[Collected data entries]
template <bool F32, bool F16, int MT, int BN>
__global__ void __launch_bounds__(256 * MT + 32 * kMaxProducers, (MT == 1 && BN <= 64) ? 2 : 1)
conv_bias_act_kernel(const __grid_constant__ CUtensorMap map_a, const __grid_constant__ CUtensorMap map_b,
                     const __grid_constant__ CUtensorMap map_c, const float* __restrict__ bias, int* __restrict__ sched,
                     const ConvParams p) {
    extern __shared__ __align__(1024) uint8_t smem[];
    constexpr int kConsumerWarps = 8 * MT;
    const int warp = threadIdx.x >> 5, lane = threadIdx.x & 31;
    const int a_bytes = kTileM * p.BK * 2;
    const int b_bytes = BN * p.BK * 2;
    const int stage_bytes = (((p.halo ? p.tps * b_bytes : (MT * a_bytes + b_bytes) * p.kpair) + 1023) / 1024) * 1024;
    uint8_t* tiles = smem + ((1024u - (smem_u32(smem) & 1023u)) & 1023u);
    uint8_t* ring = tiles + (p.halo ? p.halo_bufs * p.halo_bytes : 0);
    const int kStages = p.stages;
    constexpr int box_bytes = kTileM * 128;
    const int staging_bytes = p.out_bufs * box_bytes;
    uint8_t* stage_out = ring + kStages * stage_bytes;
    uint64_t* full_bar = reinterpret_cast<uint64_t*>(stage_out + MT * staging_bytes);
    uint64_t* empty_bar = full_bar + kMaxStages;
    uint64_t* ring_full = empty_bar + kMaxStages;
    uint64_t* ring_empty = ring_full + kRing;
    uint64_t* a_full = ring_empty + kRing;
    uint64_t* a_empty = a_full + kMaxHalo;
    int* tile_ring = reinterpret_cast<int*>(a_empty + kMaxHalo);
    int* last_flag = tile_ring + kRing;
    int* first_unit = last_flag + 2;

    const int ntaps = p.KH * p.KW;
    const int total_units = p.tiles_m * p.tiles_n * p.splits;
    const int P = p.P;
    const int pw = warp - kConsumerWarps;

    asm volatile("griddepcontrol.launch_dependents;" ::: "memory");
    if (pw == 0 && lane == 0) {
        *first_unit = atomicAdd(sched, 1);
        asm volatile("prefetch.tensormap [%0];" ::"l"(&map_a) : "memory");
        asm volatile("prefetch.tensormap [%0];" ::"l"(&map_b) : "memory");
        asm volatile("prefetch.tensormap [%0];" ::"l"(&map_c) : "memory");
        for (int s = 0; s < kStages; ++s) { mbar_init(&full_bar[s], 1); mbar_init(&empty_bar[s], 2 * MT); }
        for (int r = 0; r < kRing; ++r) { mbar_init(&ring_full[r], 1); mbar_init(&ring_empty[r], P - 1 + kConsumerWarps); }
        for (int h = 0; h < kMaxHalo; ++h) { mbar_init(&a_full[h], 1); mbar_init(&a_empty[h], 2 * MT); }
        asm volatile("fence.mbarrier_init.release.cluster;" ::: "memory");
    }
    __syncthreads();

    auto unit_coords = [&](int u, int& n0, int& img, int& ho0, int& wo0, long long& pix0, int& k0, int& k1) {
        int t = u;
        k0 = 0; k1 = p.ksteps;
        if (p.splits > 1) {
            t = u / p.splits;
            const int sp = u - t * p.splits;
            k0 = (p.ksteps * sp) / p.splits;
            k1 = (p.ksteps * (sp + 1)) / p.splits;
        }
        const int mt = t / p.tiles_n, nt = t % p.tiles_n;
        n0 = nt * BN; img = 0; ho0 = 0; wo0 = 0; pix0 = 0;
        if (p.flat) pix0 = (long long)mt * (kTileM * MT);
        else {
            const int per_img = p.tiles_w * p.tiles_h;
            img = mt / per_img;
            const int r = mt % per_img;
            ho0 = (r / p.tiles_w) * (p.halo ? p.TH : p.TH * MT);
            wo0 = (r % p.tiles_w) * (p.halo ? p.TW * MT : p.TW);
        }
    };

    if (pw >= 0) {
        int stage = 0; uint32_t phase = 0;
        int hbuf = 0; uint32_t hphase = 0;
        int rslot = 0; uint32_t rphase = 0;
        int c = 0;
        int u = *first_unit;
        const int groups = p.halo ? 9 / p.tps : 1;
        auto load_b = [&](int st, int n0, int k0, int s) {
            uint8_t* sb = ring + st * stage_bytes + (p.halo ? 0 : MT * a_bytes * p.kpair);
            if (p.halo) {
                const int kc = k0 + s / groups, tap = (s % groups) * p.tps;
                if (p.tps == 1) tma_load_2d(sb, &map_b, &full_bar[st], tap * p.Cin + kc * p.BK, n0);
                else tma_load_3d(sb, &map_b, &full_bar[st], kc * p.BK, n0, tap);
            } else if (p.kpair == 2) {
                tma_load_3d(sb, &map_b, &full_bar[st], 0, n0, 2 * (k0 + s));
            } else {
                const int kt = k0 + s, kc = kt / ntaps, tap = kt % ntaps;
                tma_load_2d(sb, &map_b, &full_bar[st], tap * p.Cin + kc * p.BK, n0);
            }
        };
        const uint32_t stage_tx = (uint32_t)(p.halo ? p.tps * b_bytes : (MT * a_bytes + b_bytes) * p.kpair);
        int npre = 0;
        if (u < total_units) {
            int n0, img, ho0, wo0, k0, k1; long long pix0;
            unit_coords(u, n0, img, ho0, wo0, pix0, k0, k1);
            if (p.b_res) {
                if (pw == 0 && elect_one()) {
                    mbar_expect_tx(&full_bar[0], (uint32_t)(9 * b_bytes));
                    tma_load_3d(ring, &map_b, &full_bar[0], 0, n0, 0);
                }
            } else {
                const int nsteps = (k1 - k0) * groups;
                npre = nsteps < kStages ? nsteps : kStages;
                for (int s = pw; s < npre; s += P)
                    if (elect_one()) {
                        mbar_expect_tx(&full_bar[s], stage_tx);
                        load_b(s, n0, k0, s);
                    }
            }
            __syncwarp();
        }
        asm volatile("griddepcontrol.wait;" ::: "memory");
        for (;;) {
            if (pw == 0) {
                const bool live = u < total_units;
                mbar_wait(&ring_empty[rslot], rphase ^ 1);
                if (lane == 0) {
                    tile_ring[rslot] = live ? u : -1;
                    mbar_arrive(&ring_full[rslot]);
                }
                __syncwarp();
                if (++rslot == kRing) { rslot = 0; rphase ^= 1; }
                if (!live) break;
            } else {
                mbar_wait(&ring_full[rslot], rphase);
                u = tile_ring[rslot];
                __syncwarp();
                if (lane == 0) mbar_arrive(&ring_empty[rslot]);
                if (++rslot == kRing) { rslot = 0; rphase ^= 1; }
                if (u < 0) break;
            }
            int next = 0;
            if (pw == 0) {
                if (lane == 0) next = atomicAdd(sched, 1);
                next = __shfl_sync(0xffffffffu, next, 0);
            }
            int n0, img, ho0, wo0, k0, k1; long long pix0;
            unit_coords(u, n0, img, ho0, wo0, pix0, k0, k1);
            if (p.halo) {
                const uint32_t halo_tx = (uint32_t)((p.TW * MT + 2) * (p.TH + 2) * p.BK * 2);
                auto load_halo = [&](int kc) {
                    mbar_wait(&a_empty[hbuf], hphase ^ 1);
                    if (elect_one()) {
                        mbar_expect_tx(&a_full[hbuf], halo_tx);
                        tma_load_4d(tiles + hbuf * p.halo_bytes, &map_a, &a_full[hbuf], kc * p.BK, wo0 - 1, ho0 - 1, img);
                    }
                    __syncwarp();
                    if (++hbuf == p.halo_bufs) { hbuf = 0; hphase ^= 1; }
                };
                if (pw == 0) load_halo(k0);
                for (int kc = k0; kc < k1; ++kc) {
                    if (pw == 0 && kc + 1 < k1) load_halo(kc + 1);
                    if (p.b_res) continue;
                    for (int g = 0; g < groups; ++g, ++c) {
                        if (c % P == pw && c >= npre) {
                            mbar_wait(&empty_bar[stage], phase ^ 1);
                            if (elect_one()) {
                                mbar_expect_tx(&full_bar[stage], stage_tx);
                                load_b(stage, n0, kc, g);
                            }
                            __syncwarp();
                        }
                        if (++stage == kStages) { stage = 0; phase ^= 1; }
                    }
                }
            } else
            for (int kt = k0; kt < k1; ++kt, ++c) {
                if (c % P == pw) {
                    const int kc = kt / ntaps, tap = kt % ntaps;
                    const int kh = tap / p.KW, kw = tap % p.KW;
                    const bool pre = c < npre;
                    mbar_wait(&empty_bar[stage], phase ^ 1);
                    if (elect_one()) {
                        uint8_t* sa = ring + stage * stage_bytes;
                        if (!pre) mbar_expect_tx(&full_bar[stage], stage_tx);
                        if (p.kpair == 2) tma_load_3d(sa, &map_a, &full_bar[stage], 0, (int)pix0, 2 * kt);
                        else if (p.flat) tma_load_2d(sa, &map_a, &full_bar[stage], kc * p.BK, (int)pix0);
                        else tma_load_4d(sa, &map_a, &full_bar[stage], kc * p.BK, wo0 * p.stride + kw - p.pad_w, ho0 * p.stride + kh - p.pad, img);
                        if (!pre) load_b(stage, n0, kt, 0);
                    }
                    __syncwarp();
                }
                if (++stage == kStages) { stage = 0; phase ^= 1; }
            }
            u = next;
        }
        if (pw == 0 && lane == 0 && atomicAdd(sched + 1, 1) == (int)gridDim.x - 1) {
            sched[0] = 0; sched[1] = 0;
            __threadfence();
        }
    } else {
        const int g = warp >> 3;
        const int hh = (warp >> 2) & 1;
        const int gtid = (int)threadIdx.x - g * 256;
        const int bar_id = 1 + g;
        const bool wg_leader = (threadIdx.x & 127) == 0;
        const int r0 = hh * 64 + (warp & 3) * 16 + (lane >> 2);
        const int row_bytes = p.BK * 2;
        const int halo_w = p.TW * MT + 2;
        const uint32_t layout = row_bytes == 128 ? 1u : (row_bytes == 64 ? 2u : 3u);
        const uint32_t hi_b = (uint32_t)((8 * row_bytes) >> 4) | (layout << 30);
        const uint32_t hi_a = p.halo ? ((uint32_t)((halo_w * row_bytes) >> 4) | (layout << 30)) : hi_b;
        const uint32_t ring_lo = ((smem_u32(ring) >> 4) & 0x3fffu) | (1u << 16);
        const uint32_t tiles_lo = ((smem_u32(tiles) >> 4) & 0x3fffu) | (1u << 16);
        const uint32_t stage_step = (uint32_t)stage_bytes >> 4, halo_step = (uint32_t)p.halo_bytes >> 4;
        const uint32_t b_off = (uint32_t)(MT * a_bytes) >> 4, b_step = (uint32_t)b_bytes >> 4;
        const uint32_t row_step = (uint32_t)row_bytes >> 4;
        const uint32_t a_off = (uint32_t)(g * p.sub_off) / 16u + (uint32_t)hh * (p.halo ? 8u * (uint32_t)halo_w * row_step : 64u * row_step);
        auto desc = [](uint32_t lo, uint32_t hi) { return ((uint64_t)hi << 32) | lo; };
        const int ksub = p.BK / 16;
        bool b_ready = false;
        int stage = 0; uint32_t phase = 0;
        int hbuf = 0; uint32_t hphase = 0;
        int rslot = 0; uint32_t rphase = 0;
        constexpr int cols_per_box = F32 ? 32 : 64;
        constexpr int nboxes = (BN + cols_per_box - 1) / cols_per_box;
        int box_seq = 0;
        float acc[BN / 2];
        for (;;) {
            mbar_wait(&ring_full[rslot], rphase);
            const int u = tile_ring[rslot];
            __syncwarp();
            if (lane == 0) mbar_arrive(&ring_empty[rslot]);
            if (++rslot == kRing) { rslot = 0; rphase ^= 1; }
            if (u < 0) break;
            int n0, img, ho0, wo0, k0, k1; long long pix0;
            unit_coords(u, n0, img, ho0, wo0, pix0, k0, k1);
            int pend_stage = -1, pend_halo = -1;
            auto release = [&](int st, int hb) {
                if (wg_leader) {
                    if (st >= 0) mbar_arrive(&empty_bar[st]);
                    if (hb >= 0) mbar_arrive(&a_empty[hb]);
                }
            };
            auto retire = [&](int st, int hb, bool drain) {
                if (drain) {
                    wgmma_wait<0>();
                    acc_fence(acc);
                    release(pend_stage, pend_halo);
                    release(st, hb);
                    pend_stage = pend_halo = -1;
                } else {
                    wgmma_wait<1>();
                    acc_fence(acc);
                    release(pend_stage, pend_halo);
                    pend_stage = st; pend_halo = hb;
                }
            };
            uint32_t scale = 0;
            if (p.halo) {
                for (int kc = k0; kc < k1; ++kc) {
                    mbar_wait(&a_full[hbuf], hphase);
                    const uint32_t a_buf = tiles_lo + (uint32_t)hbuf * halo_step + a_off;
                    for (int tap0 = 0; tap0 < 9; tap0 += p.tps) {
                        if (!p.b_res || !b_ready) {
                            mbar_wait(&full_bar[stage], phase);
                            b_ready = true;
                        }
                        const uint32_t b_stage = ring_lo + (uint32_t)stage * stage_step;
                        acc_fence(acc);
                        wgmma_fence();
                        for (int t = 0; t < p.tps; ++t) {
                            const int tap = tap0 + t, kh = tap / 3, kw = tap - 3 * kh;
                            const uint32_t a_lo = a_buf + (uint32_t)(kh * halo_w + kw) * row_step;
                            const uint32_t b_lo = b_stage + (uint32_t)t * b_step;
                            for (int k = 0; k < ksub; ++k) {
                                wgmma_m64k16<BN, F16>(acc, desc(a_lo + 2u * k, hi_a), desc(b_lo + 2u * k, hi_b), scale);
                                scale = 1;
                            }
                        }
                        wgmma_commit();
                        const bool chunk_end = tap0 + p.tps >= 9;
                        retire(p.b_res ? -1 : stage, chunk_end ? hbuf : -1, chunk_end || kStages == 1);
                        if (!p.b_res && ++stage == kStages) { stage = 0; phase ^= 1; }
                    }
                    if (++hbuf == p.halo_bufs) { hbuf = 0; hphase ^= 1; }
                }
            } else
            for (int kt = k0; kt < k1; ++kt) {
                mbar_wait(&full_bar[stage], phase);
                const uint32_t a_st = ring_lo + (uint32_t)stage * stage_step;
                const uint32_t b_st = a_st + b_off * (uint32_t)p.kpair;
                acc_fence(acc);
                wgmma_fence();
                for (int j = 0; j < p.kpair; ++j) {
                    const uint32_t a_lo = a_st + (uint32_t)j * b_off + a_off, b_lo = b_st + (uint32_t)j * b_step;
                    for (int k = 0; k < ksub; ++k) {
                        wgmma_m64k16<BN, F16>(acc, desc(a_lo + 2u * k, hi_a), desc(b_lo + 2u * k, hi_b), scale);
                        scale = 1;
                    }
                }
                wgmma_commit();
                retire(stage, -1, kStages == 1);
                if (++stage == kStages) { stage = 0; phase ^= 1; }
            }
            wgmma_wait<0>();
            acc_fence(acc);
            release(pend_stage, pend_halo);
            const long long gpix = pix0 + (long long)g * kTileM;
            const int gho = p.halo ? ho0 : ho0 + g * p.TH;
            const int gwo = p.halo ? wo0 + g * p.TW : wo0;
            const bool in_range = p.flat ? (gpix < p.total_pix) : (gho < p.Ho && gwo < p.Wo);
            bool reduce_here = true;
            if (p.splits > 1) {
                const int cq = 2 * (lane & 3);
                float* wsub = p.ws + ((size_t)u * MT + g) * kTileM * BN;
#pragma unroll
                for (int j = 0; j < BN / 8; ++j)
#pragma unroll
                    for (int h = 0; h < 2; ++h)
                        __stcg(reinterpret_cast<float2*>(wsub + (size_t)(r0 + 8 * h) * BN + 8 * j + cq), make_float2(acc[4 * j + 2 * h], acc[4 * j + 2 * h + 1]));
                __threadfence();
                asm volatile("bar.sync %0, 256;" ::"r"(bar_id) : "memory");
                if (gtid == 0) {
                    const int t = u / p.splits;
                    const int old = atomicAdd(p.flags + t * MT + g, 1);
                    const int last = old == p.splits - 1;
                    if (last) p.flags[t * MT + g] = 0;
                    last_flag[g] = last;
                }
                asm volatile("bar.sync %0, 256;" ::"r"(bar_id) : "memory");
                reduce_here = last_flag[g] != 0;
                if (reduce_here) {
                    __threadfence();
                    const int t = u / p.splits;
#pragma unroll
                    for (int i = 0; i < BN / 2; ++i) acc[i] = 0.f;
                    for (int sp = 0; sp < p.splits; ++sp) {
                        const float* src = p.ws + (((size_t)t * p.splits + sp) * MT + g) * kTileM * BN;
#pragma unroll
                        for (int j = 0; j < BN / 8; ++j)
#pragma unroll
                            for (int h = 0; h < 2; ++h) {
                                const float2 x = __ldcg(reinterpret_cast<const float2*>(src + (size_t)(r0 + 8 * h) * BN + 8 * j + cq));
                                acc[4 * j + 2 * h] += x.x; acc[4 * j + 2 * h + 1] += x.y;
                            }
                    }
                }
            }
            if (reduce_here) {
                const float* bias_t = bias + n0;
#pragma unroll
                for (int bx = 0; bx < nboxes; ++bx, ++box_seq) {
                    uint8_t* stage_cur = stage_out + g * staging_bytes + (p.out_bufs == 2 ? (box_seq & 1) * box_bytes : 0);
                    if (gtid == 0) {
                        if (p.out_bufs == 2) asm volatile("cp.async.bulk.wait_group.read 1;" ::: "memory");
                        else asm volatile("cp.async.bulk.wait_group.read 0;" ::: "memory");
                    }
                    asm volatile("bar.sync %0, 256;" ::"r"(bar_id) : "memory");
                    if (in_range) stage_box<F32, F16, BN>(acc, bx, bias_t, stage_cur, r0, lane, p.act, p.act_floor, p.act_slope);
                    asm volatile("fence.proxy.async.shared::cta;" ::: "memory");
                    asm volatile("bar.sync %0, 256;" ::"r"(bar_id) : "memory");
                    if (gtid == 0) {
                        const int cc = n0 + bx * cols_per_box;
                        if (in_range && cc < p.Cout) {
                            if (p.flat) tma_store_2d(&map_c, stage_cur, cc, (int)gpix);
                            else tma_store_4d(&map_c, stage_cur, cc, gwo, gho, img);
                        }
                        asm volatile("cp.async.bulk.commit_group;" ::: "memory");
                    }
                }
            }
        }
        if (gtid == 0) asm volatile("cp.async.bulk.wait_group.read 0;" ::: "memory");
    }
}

* EXERCISE REQUIREMENTS *
Restate word for word only the lines above from the line containing "const int stage_bytes" to the line containing "uint64_t* ring_empty = ring_full + kRing;", both of them included.

* YOUR RESPONSE *
    const int stage_bytes = (((p.halo ? p.tps * b_bytes : (MT * a_bytes + b_bytes) * p.kpair) + 1023) / 1024) * 1024;
    uint8_t* tiles = smem + ((1024u - (smem_u32(smem) & 1023u)) & 1023u);
    uint8_t* ring = tiles + (p.halo ? p.halo_bufs * p.halo_bytes : 0);
    const int kStages = p.stages;
    constexpr int box_bytes = kTileM * 128;
    const int staging_bytes = p.out_bufs * box_bytes;
    uint8_t* stage_out = ring + kStages * stage_bytes;
    uint64_t* full_bar = reinterpret_cast<uint64_t*>(stage_out + MT * staging_bytes);
    uint64_t* empty_bar = full_bar + kMaxStages;
    uint64_t* ring_full = empty_bar + kMaxStages;
    uint64_t* ring_empty = ring_full + kRing;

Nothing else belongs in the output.